Bush’s Global AIDS Initiative Could be ‘Tarnished’ by Slow Start, AIDS Advocates Say
President Bush's five-year, $15 billion global AIDS initiative could be "tarnished" by an "anemic" start, Gannett/Detroit News reports. AIDS advocates had hoped for $3 billion in fiscal year 2004 for "massive" treatment and prevention efforts in the 12 African and two Caribbean countries covered by the initiative, but Republican congressional leaders are trying to hold spending to $2 billion (Frandsen, Gannett/Detroit News, 10/26). In addition, the Bush administration has requested only $2 billion, although the measure (HR 1298) supporting the initiative authorizes $3 billion for the first year of the program.
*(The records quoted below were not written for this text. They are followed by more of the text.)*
# thuml/HashGAN

Measured on AMD Instinct MI355X. Metric: queries/sec (mAP@R of Q queries vs N-code database, Hamming ranking), higher is better.
Workload: dtype fp4 (E2M1 0/+-1) x fp4 -> f32 exact distances; u32 xor+popcount elsewhere; f64 AP; 1 GPU; C2: Q=10000 N=1000000 b=64 R=5000 C=10, planted codes; parallelism=1 GPU

## Files before the change

### hashgan_amd/csrc/hg_rank_lean.hpp

```cpp
#pragma once
#include "hg_rank_cnt.hpp"

namespace hg {

#ifndef HG_RL_INFLIGHT
#define HG_RL_INFLIGHT 4
#endif
constexpr int RL_NPT = 4;
constexpr int RL_MAX_PIECES = 256 * RL_NPT;

struct RankLeanLds { int cnt, off, tot, misc, bm, pref, rec, total; };
__host__ __device__ inline RankLeanLds rank_lean_layout(int NB, i64 RW, int S, int rec_bytes, int nbc) {
    RankLeanLds l;
    const int RC_MAXB = rank_cnt_maxb(NB);
    const int NBall = NB < 128 ? NB : 128;
    const int NBc = nbc > 0 && nbc < NBall ? nbc : NBall;
    l.cnt = 0;
    int cb = (NBc + 1) * 256;
    if (cb < AP_LDS_BYTES + 8) cb = AP_LDS_BYTES + 8;
    l.off = (cb + 15) & ~15;
    l.tot = l.off + (RC_MAXB + 1) * 512;
    l.misc = l.tot + ((NB + 3) & ~3) * 4;
    l.bm = l.misc + 64;
    l.pref = (l.bm + (int)(2 * RW) * 4 + 16 + 15) & ~15;
    l.rec = (l.pref + (S + 4) * 4 + 15) & ~15;
    l.total = l.rec + rec_bytes;
    return l;
}

template <int CTRL, int ROWS> __device__ __forceinline__ u32 rl_dpp_add(const u32 v) {
    return v + (u32)__builtin_amdgcn_update_dpp(0, (int)v, CTRL, ROWS, 0xF, false);
}
__device__ __forceinline__ u32 rl_scan(u32 v) {
    v = rl_dpp_add<0x111, 0xF>(v);
    v = rl_dpp_add<0x112, 0xF>(v);
    v = rl_dpp_add<0x114, 0xF>(v);
    v = rl_dpp_add<0x118, 0xF>(v);
    v = rl_dpp_add<0x142, 0xA>(v);
    v = rl_dpp_add<0x143, 0xC>(v);
    return v;
}

static __global__ __launch_bounds__(256) __attribute__((amdgpu_waves_per_eu(HG_RANK_WAVES, HG_RANK_WAVES)))
void k_rank_lean(const u8* __restrict__ cand8, const RankLdsArgs a, u32* __restrict__ mbits32, const Geo g) {
    extern __shared__ __attribute__((aligned(16))) u8 rlds[];
    const int q = logical_block(g.Q);
    if (q < 0) return;
    const int tid = threadIdx.x;
    const int lane = tid & 63;
    const int wave = __builtin_amdgcn_readfirstlane(tid >> 6);
    const int NB = g.NB, S = g.S;
    const int NBall = NB < 128 ? NB : 128;
    const int NBc = a.nbc > 0 && a.nbc < NBall ? a.nbc : NBall;
    const int RC_MAXB = rank_cnt_maxb(NB);
    const int bmw = (int)(2 * a.RW);
    constexpr int nthr = 256;
    const RankLeanLds L = rank_lean_layout(NB, a.RW, S, a.lds_recs, a.nbc);
    u32* cnt32 = (u32*)(rlds + L.cnt);
    u32* off32 = (u32*)(rlds + L.off);
    u32* tot = (u32*)(rlds + L.tot);
    u32* misc = (u32*)(rlds + L.misc);
    u32* bm = (u32*)(rlds + L.bm);
    u32* pref = (u32*)(rlds + L.pref);
    u8* rec8 = rlds + L.rec;
    u32* __restrict__ grow = mbits32 + (i64)q * 2 * a.RW;

#ifdef HG_RANK_PROFILE
    const unsigned long long tk0 = __builtin_amdgcn_s_memtime();
    int tkn = 0;
#define HG_TKL() do { if (tid == 0 && q < 4096) a.hwq[(i64)q * 16 + tkn] = (u32)(__builtin_amdgcn_s_memtime() - tk0); ++tkn; } while (0)
#else
#define HG_TKL() do {} while (0)
#endif

    const u32 failed = a.fail[q];
    const int T = a.cut ? a.cut[q] : NB - 1;
    const u32 c_s = tid < S ? a.sl_cnt[(i64)tid * g.Qpad + q] : 0u;
    const int PPS = (int)(a.cap >> 4);
    const int PSP = a.spec_pieces;
    const int TP = S * PSP;
    const u32 inv = (65536u + (u32)PSP - 1u) / (u32)PSP;
    const uint4* __restrict__ row16 = (const uint4*)(cand8 + (i64)q * a.crow);
    uint4 spec[RL_NPT];
#pragma unroll
    for (int k = 0; k < RL_NPT; ++k) {
        const u32 p = (u32)(tid + nthr * k);
        const u32 s = (p * inv) >> 16, ps = p - s * (u32)PSP;
        spec[k] = p < (u32)TP ? row16[s * (u32)PPS + ps] : uint4{0u, 0u, 0u, 0u};
    }
    for (int i = tid * 16; i < L.pref; i += nthr * 16) *(uint4*)(rlds + i) = uint4{0u, 0u, 0u, 0u};

    if (tid == 0) a.big[q] = 0u;
    if (failed) {
        if (tid == 0) {
            if (a.mode == 3) atomicOr(&a.hown[(i64)NB * g.Qpad], 1u);
            else { atomicExch(a.err, 1); a.qbad[q] = 1u; }
        }
        if (a.mode == 3) for (int d = tid; d < NB; d += nthr) a.hown[(i64)d * g.Qpad + q] = 0u;
        return;
    }
    const int wlo = a.cut ? (T - (NBc - 1) > 0 ? T - (NBc - 1) : 0) : 0;
    const u32 pad = (u32)(wlo + NBc);

    const u32 pc = (c_s + 15u) >> 4;
    const u32 incl = rl_scan(pc);
    if (lane == 63) pref[S + wave] = incl;
    __syncthreads();
    u32 wbase = 0, n16 = 0;
#pragma unroll
    for (int w = 0; w < 4; ++w) {
        const u32 v = pref[S + w];
        wbase += w < wave ? v : 0u;
        n16 += v;
    }
    if (tid < S) pref[tid] = (wbase + incl - pc) | (c_s << 16);
    if (T > 126 || n16 * 16u > (u32)a.lds_recs || n16 > (u32)RL_MAX_PIECES) {
        if (tid == 0) { a.big[q] = 1u; if (a.nleft) atomicAdd(a.nleft, 1u); }
        return;
    }
    __syncthreads();
    HG_TKL();

    const u32 padw = pad * 0x01010101u;
    auto put_piece = [&](const uint4 v, const int valid, const u32 dst) {
        u32 w[4] = {v.x, v.y, v.z, v.w};
        if (valid < 16) {
#pragma unroll
            for (int i = 0; i < 4; ++i) {
                const int nb = valid - 4 * i;
                const u32 keep = nb >= 4 ? 0xFFFFFFFFu : nb <= 0 ? 0u : (1u << (8 * nb)) - 1u;
                w[i] = (w[i] & keep) | (padw & ~keep);
            }
        }
        *(uint4*)(rec8 + 16u * dst) = uint4{w[0], w[1], w[2], w[3]};
    };
#pragma unroll
    for (int k = 0; k < RL_NPT; ++k) {
        const u32 p = (u32)(tid + nthr * k);
        if (p < (u32)TP) {
            const u32 s = (p * inv) >> 16, ps = p - s * (u32)PSP;
            const u32 e = pref[s];
            const int valid = (int)(e >> 16) - (int)(16u * ps);
            if (valid > 0) put_piece(spec[k], valid, (e & 0xFFFFu) + ps);
        }
    }
    if (pc > (u32)PSP) {
        const u32 first = wbase + incl - pc;
        for (u32 ps = (u32)PSP; ps < pc; ++ps) put_piece(row16[(u32)tid * (u32)PPS + ps], (int)c_s - (int)(16u * ps), first + ps);
    }
    __syncthreads();
    HG_TKL();

    const int PPT = (int)((n16 + nthr - 1) / nthr);
    const u32 p0 = (u32)tid * (u32)PPT;
    uint4 ch[RL_NPT];
#pragma unroll
    for (int k = 0; k < RL_NPT; ++k)
        if (k < PPT && p0 + k < n16) ch[k] = *(const uint4*)(rec8 + 16u * (p0 + k));
        else ch[k] = uint4{0u, 0u, 0u, 0u};
    {
        const u32 one = 1u << (8 * (tid & 3));
        u8* cbase = (u8*)cnt32 + (tid >> 2) * 4;
        u32 mx = 0;
#pragma unroll
        for (int k = 0; k < RL_NPT; ++k) {
            if (k < PPT && p0 + k < n16) {
                const u32 w[4] = {ch[k].x, ch[k].y, ch[k].z, ch[k].w};
#pragma unroll
                for (int i = 0; i < 16; ++i) {
                    const u32 d = (w[i >> 2] >> (8 * (i & 3))) & 0x7Fu;
                    const u32 rel = d - (u32)wlo;
                    mx = rel > mx ? rel : mx;
                    const u32 row = rel < (u32)NBc ? rel : (u32)NBc;
                    atomicAdd((u32*)(cbase + row * 256u), one);
                }
            }
        }
        if (mx > (u32)NBc) misc[7] = 1u;
    }
    __syncthreads();
    HG_TKL();
    if (misc[7]) { if (tid == 0) { a.big[q] = 1u; if (a.nleft) atomicAdd(a.nleft, 1u); } return; }
    {
        const int d = tid >> 2, j = tid & 3;
        u32 sm = 0;
        if (d < NBc) {
            const uint4* c4 = (const uint4*)(cnt32 + d * 64 + j * 16);
#pragma unroll
            for (int k = 0; k < 4; ++k) {
                const uint4 v = c4[k];
                sm += __builtin_amdgcn_sad_u8(v.x, 0u, 0u) + __builtin_amdgcn_sad_u8(v.y, 0u, 0u) + __builtin_amdgcn_sad_u8(v.z, 0u, 0u) +
                      __builtin_amdgcn_sad_u8(v.w, 0u, 0u);
            }
        }
        sm += (u32)__builtin_amdgcn_update_dpp(0, (int)sm, 0xB1, 0xF, 0xF, false);
        sm += (u32)__builtin_amdgcn_update_dpp(0, (int)sm, 0x4E, 0xF, 0xF, false);
        if (d < NBc && j == 0 && wlo + d < NB) tot[wlo + d] = sm;
    }
    __syncthreads();
    HG_TKL();
    if (a.mode == 3) for (int d = tid; d < NB; d += nthr) a.hown[(i64)d * g.Qpad + q] = tot[d];

    const bool has = lane < NBc && wlo + lane < NB;
    const u32 ctot = has ? tot[wlo + lane] : 0u;
    const u32 cinc = rl_scan(ctot);
    const u32 cstart = cinc - ctot;
    u64 want = (u64)g.R;
    if (a.mode == 3) {
        const u32 have = (u32)__builtin_amdgcn_readlane((int)cinc, 63);
        if ((u64)have < want) want = have;
    }
    const u64 present = __ballot(ctot != 0u);
    const u64 reached = want > 0 ? __ballot(has && (u64)cinc >= want) : 0ull;
    const int t = reached ? wlo + (int)__builtin_ctzll(reached) : -1;
    if (tid == 0 && a.mode == 0) {
        if (t < 0) atomicExch(a.err, 1);
        a.qbad[q] = t < 0 ? 1u : 0u;
    }
    if (t < 0) {
        if (a.mode == 3) for (int w = tid; w < bmw; w += nthr) grow[w] = 0u;
        return;
    }
    const int dmin = wlo + (int)__builtin_ctzll(present);
    const int nbk = t - dmin + 1;
    if (nbk > RC_MAXB) {
        if (tid == 0) { a.big[q] = 1u; if (a.nleft) atomicAdd(a.nleft, 1u); }
        return;
    }
    for (int k = wave; k < nbk; k += 4) {
        const int row = dmin + k - wlo;
        const u32 x = cnt32[row * 64 + lane];
        const u32 sm = __builtin_amdgcn_sad_u8(x, 0u, 0u);
        const u32 inc = rl_scan(sm);
        const u32 o0 = (u32)__builtin_amdgcn_readlane((int)cstart, row) + inc - sm;
        const u32 o1 = o0 + (x & 0xFFu), o2 = o1 + ((x >> 8) & 0xFFu), o3 = o2 + ((x >> 16) & 0xFFu);
        *(uint2*)(off32 + k * 128 + 2 * lane) = uint2{o0 | (o1 << 16), o2 | (o3 << 16)};
    }
    if (tid < 128) off32[RC_MAXB * 128 + tid] = (u32)want * 0x00010001u;
    __syncthreads();
    HG_TKL();

    {
        const u32 sh = 16u * (u32)(tid & 1);
        const u32 one = 1u << sh;
        u8* obase = (u8*)off32 + (tid >> 1) * 4;
        const u32 wantu = (u32)want;
#pragma unroll
        for (int k = 0; k < RL_NPT; ++k) {
            if (k < PPT && p0 + k < n16) {
                const u32 w[4] = {ch[k].x, ch[k].y, ch[k].z, ch[k].w};
                constexpr int GR = HG_RL_INFLIGHT;
#pragma unroll
                for (int i0 = 0; i0 < 16; i0 += GR) {
                    u32 r[GR];
#pragma unroll
                    for (int e = 0; e < GR; ++e) {
                        const int d = (int)((w[(i0 + e) >> 2] >> (8 * ((i0 + e) & 3))) & 0x7Fu);
                        const int kk = d > t ? RC_MAXB : d - dmin;
                        r[e] = atomicAdd((u32*)(obase + kk * 512), one);
                    }
#pragma unroll
                    for (int e = 0; e < GR; ++e) {
                        const u32 pos = (r[e] >> sh) & 0xFFFFu;
                        if (((w[(i0 + e) >> 2] >> (8 * ((i0 + e) & 3) + 7)) & 1u) && pos < wantu) atomicOr(&bm[pos >> 5], 1u << (pos & 31));
                    }
                }
            }
        }
    }
    __syncthreads();
    HG_TKL();
    for (int w = tid; w < bmw; w += nthr) grow[w] = bm[w];
    HG_TKL();
    if (a.ap_shapes) {
        const u64* bm64 = (const u64*)bm;
        if (a.ap_recip) ap_eval2<nthr>([&](const i64 w) { return bm64[w]; }, a.RW, g.R, a.ap_shapes, a.ap_recip, ap_lds_at(rlds + L.cnt), tid, a.ap + q, a.rel + q);
        else ap_eval<nthr>([&](const i64 w) { return bm64[w]; }, a.RW, g.R, a.ap_shapes, a.ap_recip, ap_lds_at(rlds + L.cnt), tid, a.ap + q, a.rel + q);
        HG_TKL();
    }
}

}
```

Before: 12.64 million queries/s.

## Remap LDS counter lanes by wave and use SWAR byte math in lean ranking

Changes the LDS histogram and offset counter layout so that each byte or halfword slot is selected by wave index and the word address by lane, instead of interleaving by thread id. The distance bias and the overflow check are now done four bytes at a time with SWAR arithmetic. The offset scan is split into packed lo/hi halfword scans, and offset rows past nbk are filled with the 'want' sentinel. The scatter pass clamps with a single unsigned compare against RC_MAXB. The aim is fewer ALU ops per code and fewer LDS atomic bank conflicts. The cost is a more intricate packed-scan layout that must stay consistent across the count, offset and scatter stages.

New measurement: 12.74 million queries/s (median of 6 runs). Within noise of the previous version (+0.8%).

```diff
diff --git a/hashgan_amd/csrc/hg_rank_lean.hpp b/hashgan_amd/csrc/hg_rank_lean.hpp
--- a/hashgan_amd/csrc/hg_rank_lean.hpp
+++ b/hashgan_amd/csrc/hg_rank_lean.hpp
@@ -159,24 +159,28 @@
         if (k < PPT && p0 + k < n16) ch[k] = *(const uint4*)(rec8 + 16u * (p0 + k));
         else ch[k] = uint4{0u, 0u, 0u, 0u};
     {
-        const u32 one = 1u << (8 * (tid & 3));
-        u8* cbase = (u8*)cnt32 + (tid >> 2) * 4;
-        u32 mx = 0;
+        const u32 one = 1u << (8 * wave);
+        u8* cbase = (u8*)cnt32 + lane * 4;
+        const u32 wlow = (u32)wlo * 0x01010101u, topw = (u32)(0x7F - NBc) * 0x01010101u;
+        u32 out = 0;
 #pragma unroll
         for (int k = 0; k < RL_NPT; ++k) {
             if (k < PPT && p0 + k < n16) {
                 const u32 w[4] = {ch[k].x, ch[k].y, ch[k].z, ch[k].w};
 #pragma unroll
-                for (int i = 0; i < 16; ++i) {
-                    const u32 d = (w[i >> 2] >> (8 * (i & 3))) & 0x7Fu;
-                    const u32 rel = d - (u32)wlo;
-                    mx = rel > mx ? rel : mx;
-                    const u32 row = rel < (u32)NBc ? rel : (u32)NBc;
-                    atomicAdd((u32*)(cbase + row * 256u), one);
+                for (int j = 0; j < 4; ++j) {
+                    const u32 x = (w[j] & 0x7F7F7F7Fu) - wlow;
+                    out |= (x | (x + topw)) & 0x80808080u;
+#pragma unroll
+                    for (int i = 0; i < 4; ++i) {
+                        const u32 rel = (x >> (8 * i)) & 0xFFu;
+                        const u32 row = rel < (u32)NBc ? rel : (u32)NBc;
+                        atomicAdd((u32*)(cbase + row * 256u), one);
+                    }
                 }
             }
         }
-        if (mx > (u32)NBc) misc[7] = 1u;
+        if (out) misc[7] = 1u;
     }
     __syncthreads();
     HG_TKL();
@@ -230,33 +234,42 @@
     for (int k = wave; k < nbk; k += 4) {
         const int row = dmin + k - wlo;
         const u32 x = cnt32[row * 64 + lane];
-        const u32 sm = __builtin_amdgcn_sad_u8(x, 0u, 0u);
-        const u32 inc = rl_scan(sm);
-        const u32 o0 = (u32)__builtin_amdgcn_readlane((int)cstart, row) + inc - sm;
-        const u32 o1 = o0 + (x & 0xFFu), o2 = o1 + ((x >> 8) & 0xFFu), o3 = o2 + ((x >> 16) & 0xFFu);
-        *(uint2*)(off32 + k * 128 + 2 * lane) = uint2{o0 | (o1 << 16), o2 | (o3 << 16)};
-    }
-    if (tid < 128) off32[RC_MAXB * 128 + tid] = (u32)want * 0x00010001u;
-    __syncthreads();
-    HG_TKL();
-
-    {
-        const u32 sh = 16u * (u32)(tid & 1);
+        const u32 lo = x & 0x00FF00FFu, hi = (x >> 8) & 0x00FF00FFu;
+        const u32 ilo = rl_scan(lo), ihi = rl_scan(hi);
+        const u32 tlo = (u32)__builtin_amdgcn_readlane((int)ilo, 63), thi = (u32)__builtin_amdgcn_readlane((int)ihi, 63);
+        const u32 elo = ilo - lo, ehi = ihi - hi;
+        const u32 s0 = (u32)__builtin_amdgcn_readlane((int)cstart, row);
+        const u32 s1 = s0 + (tlo & 0xFFFFu), s2 = s1 + (thi & 0xFFFFu), s3 = s2 + (tlo >> 16);
+        const u32 o0 = s0 + (elo & 0xFFFFu), o1 = s1 + (ehi & 0xFFFFu), o2 = s2 + (elo >> 16), o3 = s3 + (ehi >> 16);
+        off32[k * 128 + lane] = o0 | (o2 << 16);
+        off32[k * 128 + 64 + lane] = o1 | (o3 << 16);
+    }
+    {
+        const u32 wp = (u32)want * 0x00010001u;
+        for (int i = nbk * 32 + tid; i < (RC_MAXB + 1) * 32; i += nthr) ((uint4*)off32)[i] = uint4{wp, wp, wp, wp};
+    }
+    __syncthreads();
+    HG_TKL();
+
+    {
+        const u32 sh = 16u * (u32)(wave >> 1);
         const u32 one = 1u << sh;
-        u8* obase = (u8*)off32 + (tid >> 1) * 4;
+        u8* obase = (u8*)off32 + (lane + 64 * (wave & 1)) * 4;
+        const u32 dminw = (u32)dmin * 0x01010101u;
         const u32 wantu = (u32)want;
 #pragma unroll
         for (int k = 0; k < RL_NPT; ++k) {
             if (k < PPT && p0 + k < n16) {
                 const u32 w[4] = {ch[k].x, ch[k].y, ch[k].z, ch[k].w};
+                const u32 x[4] = {(w[0] & 0x7F7F7F7Fu) - dminw, (w[1] & 0x7F7F7F7Fu) - dminw, (w[2] & 0x7F7F7F7Fu) - dminw, (w[3] & 0x7F7F7F7Fu) - dminw};
                 constexpr int GR = HG_RL_INFLIGHT;
 #pragma unroll
                 for (int i0 = 0; i0 < 16; i0 += GR) {
                     u32 r[GR];
 #pragma unroll
                     for (int e = 0; e < GR; ++e) {
-                        const int d = (int)((w[(i0 + e) >> 2] >> (8 * ((i0 + e) & 3))) & 0x7Fu);
-                        const int kk = d > t ? RC_MAXB : d - dmin;
+                        const u32 rel = (x[(i0 + e) >> 2] >> (8 * ((i0 + e) & 3))) & 0xFFu;
+                        const u32 kk = rel < (u32)RC_MAXB ? rel : (u32)RC_MAXB;
                         r[e] = atomicAdd((u32*)(obase + kk * 512), one);
                     }
 #pragma unroll
```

Bush said that his administration requested less than $3 billion in funding for the first year of the initiative in order to give the program time to "ramp up" (Kaiser Daily HIV/AIDS Report, 9/17). DATA, an AIDS, debt relief and trade advocacy group, has said that the extra $1 billion could prevent 1.6 million new HIV infections and could provide 400,000 HIV-positive people with antiretroviral treatment, according to Gannett/Detroit News. AIDS advocates say that the epidemic has "dramatically" worsened poverty in countries hardest hit and could lead to slow economic growth and political instability in some countries. "We're saying this is an emergency. The president says it is an emergency. But $2 billion doesn't treat it as an emergency," DATA's Tom Hart said, adding, "You don't deal with a forest fire with a couple of garden hoses."
Appropriations
Some AIDS groups are hoping that the Senate will approve the full amount authorized, but "time is running short," Gannett/Detroit News reports (Gannett/Detroit News, 10/26). The Senate last month rejected an amendment to the FY 2004 labor, health and education services appropriations bill (HR 2660) that would have added $1 billion to the roughly $2 billion already appropriated by the Senate for the initiative. The House has approved approximately $2 billion for the AIDS initiative for FY 2004 (Kaiser Daily HIV/AIDS Report, 9/17). Most congressional Republicans are "comfortable" with the $2 billion amount, according to Gannett/Detroit News. "Contrary to the alarmist rhetoric of the hard left, we have achieved a great milestone if we get $2 billion for AIDS," Sam Stratman, spokesperson for House International Relations Committee Chair Henry Hyde (R-Ill.), said, adding, "We don't even know if there is a capacity to absorb this money." Serge Duss of World Vision said the additional $1 billion should be spent creating clinics, treatment networks and other infrastructure to provide prevention and treatment services (Gannett/Detroit News, 10/26).